** Opening Supplied data block **

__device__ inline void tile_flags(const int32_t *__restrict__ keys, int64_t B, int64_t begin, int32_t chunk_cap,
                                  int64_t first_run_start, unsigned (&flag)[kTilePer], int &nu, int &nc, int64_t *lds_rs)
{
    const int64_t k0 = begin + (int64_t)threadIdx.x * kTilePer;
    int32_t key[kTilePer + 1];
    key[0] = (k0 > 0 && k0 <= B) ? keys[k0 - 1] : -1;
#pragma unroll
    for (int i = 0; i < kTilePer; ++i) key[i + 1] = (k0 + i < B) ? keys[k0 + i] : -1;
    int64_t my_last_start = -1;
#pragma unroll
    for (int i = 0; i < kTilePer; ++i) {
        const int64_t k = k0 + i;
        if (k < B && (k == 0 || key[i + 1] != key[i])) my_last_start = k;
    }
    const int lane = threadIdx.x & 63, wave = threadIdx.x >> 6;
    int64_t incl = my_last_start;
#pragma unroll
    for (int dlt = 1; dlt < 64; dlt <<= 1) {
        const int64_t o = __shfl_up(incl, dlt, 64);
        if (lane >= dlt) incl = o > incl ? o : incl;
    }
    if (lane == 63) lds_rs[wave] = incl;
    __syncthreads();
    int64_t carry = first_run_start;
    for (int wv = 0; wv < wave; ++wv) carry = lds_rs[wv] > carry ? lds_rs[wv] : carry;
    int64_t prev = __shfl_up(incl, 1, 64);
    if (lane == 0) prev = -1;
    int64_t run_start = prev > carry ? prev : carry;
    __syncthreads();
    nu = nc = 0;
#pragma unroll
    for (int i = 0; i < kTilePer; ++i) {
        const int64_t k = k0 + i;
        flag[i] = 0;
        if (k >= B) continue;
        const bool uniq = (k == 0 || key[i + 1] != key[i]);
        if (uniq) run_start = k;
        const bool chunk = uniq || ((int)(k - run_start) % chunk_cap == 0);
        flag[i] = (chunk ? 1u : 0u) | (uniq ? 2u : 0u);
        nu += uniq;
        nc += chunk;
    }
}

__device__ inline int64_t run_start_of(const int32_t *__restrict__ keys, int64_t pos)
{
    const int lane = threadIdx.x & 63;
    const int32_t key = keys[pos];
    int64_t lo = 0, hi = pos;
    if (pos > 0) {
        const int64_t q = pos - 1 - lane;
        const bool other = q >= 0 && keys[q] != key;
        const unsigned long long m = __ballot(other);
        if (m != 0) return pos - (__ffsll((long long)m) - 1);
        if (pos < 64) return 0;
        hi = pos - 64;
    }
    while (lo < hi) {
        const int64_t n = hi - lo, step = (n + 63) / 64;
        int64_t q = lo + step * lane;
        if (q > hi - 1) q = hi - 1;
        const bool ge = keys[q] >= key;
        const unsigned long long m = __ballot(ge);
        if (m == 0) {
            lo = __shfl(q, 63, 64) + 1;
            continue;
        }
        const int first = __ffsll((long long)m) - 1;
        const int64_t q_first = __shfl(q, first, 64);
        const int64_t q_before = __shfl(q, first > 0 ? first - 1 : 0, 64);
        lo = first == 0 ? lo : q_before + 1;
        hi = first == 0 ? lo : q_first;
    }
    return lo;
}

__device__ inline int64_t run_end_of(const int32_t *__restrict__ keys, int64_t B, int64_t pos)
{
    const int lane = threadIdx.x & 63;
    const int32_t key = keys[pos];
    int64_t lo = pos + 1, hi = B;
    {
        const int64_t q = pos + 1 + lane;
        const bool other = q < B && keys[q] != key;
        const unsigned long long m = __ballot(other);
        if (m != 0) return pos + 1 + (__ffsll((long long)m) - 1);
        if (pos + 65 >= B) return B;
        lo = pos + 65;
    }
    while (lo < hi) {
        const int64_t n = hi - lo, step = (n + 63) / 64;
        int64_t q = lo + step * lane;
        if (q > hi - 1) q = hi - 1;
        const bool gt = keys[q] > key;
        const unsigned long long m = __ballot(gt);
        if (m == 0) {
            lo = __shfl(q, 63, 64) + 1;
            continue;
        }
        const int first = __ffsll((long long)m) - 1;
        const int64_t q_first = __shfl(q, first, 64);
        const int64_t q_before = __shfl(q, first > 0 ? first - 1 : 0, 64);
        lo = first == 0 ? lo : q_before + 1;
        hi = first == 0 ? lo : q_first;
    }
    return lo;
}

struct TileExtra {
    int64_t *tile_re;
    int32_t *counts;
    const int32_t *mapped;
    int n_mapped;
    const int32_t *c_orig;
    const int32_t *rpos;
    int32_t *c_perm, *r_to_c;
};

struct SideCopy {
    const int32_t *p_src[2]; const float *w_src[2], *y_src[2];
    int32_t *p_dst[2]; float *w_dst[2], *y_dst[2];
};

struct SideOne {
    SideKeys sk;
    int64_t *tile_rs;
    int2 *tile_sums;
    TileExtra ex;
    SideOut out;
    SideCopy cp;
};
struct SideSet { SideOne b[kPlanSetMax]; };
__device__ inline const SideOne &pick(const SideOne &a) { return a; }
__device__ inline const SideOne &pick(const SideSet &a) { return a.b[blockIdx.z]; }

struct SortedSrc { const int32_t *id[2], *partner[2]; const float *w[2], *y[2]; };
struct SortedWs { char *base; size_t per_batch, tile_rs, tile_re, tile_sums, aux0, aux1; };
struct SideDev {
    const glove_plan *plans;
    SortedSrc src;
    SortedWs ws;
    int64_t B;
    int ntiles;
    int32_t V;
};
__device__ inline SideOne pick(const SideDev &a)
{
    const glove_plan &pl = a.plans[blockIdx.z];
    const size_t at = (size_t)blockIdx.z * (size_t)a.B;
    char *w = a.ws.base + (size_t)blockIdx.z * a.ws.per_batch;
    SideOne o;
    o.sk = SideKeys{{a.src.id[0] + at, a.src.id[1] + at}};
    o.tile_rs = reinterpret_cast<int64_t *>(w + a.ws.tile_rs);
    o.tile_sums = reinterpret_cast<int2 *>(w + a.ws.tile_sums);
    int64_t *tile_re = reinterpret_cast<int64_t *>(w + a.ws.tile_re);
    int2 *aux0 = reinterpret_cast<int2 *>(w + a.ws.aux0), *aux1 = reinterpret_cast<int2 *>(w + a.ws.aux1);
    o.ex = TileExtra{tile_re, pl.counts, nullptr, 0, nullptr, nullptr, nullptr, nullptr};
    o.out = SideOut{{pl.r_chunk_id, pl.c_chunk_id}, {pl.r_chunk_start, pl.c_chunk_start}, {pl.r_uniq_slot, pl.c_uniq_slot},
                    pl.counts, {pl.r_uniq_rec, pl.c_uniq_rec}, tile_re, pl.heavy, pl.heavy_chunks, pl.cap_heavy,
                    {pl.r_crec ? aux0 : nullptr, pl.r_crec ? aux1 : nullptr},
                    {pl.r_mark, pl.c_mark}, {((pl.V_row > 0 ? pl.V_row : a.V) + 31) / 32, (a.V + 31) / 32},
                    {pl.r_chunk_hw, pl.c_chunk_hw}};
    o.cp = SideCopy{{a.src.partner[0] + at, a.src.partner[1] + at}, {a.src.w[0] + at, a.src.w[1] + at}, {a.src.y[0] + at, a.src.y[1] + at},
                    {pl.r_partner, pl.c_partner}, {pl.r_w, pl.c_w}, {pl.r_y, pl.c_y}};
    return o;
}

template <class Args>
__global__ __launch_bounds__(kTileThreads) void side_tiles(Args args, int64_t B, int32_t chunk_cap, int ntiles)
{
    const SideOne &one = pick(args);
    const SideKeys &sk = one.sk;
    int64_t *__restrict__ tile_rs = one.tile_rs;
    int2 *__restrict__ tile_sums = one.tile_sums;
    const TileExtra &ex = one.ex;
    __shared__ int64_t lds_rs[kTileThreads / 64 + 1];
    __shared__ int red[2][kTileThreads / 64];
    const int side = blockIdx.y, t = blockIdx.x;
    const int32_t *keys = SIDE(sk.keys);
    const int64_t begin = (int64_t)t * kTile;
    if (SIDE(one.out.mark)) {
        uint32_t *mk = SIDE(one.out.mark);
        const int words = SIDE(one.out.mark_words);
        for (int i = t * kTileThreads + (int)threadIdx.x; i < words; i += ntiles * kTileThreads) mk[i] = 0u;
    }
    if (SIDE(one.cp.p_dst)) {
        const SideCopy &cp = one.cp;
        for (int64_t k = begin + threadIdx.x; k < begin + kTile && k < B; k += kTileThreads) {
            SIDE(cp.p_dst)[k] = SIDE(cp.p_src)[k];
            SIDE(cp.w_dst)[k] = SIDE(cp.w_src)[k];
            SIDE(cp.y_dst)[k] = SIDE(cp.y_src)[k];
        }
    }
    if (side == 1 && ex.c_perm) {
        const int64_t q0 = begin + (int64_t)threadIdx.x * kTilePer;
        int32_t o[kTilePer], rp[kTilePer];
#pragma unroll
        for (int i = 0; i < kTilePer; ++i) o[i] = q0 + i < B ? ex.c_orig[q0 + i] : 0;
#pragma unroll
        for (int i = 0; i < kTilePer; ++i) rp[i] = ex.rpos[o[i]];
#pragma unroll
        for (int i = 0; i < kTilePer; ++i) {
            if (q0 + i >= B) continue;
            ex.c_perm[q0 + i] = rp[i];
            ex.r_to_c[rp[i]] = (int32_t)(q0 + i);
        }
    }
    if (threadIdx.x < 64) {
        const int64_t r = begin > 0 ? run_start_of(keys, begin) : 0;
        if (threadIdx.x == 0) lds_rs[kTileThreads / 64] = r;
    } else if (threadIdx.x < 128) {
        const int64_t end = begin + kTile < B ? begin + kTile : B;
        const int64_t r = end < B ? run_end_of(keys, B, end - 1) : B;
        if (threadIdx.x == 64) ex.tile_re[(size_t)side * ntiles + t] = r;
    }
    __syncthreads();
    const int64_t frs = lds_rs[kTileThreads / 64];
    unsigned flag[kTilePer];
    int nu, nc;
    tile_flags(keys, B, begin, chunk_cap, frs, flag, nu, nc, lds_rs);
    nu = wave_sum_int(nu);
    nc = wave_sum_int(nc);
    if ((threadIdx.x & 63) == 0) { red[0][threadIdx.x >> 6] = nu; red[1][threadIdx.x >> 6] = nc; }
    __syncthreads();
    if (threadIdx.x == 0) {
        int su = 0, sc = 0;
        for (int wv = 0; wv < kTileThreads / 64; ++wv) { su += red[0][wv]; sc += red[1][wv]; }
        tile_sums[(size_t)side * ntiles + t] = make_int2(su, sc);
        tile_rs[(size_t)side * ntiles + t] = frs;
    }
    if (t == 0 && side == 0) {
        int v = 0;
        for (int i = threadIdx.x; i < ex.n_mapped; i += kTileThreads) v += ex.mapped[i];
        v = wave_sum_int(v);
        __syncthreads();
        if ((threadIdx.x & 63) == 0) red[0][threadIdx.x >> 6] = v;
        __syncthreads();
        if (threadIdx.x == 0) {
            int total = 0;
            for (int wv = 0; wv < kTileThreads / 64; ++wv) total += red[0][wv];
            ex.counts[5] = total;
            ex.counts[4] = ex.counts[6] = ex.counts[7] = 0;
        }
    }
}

** Closing Supplied data block **

* Aim of the exercise
Where the string "SideOne" shows up in the listing above, copy the line that holds it.

* Finished exercise
struct SideOne {
struct SideSet { SideOne b[kPlanSetMax]; };
__device__ inline const SideOne &pick(const SideOne &a) { return a; }
__device__ inline const SideOne &pick(const SideSet &a) { return a.b[blockIdx.z]; }
__device__ inline SideOne pick(const SideDev &a)
    SideOne o;
    const SideOne &one = pick(args);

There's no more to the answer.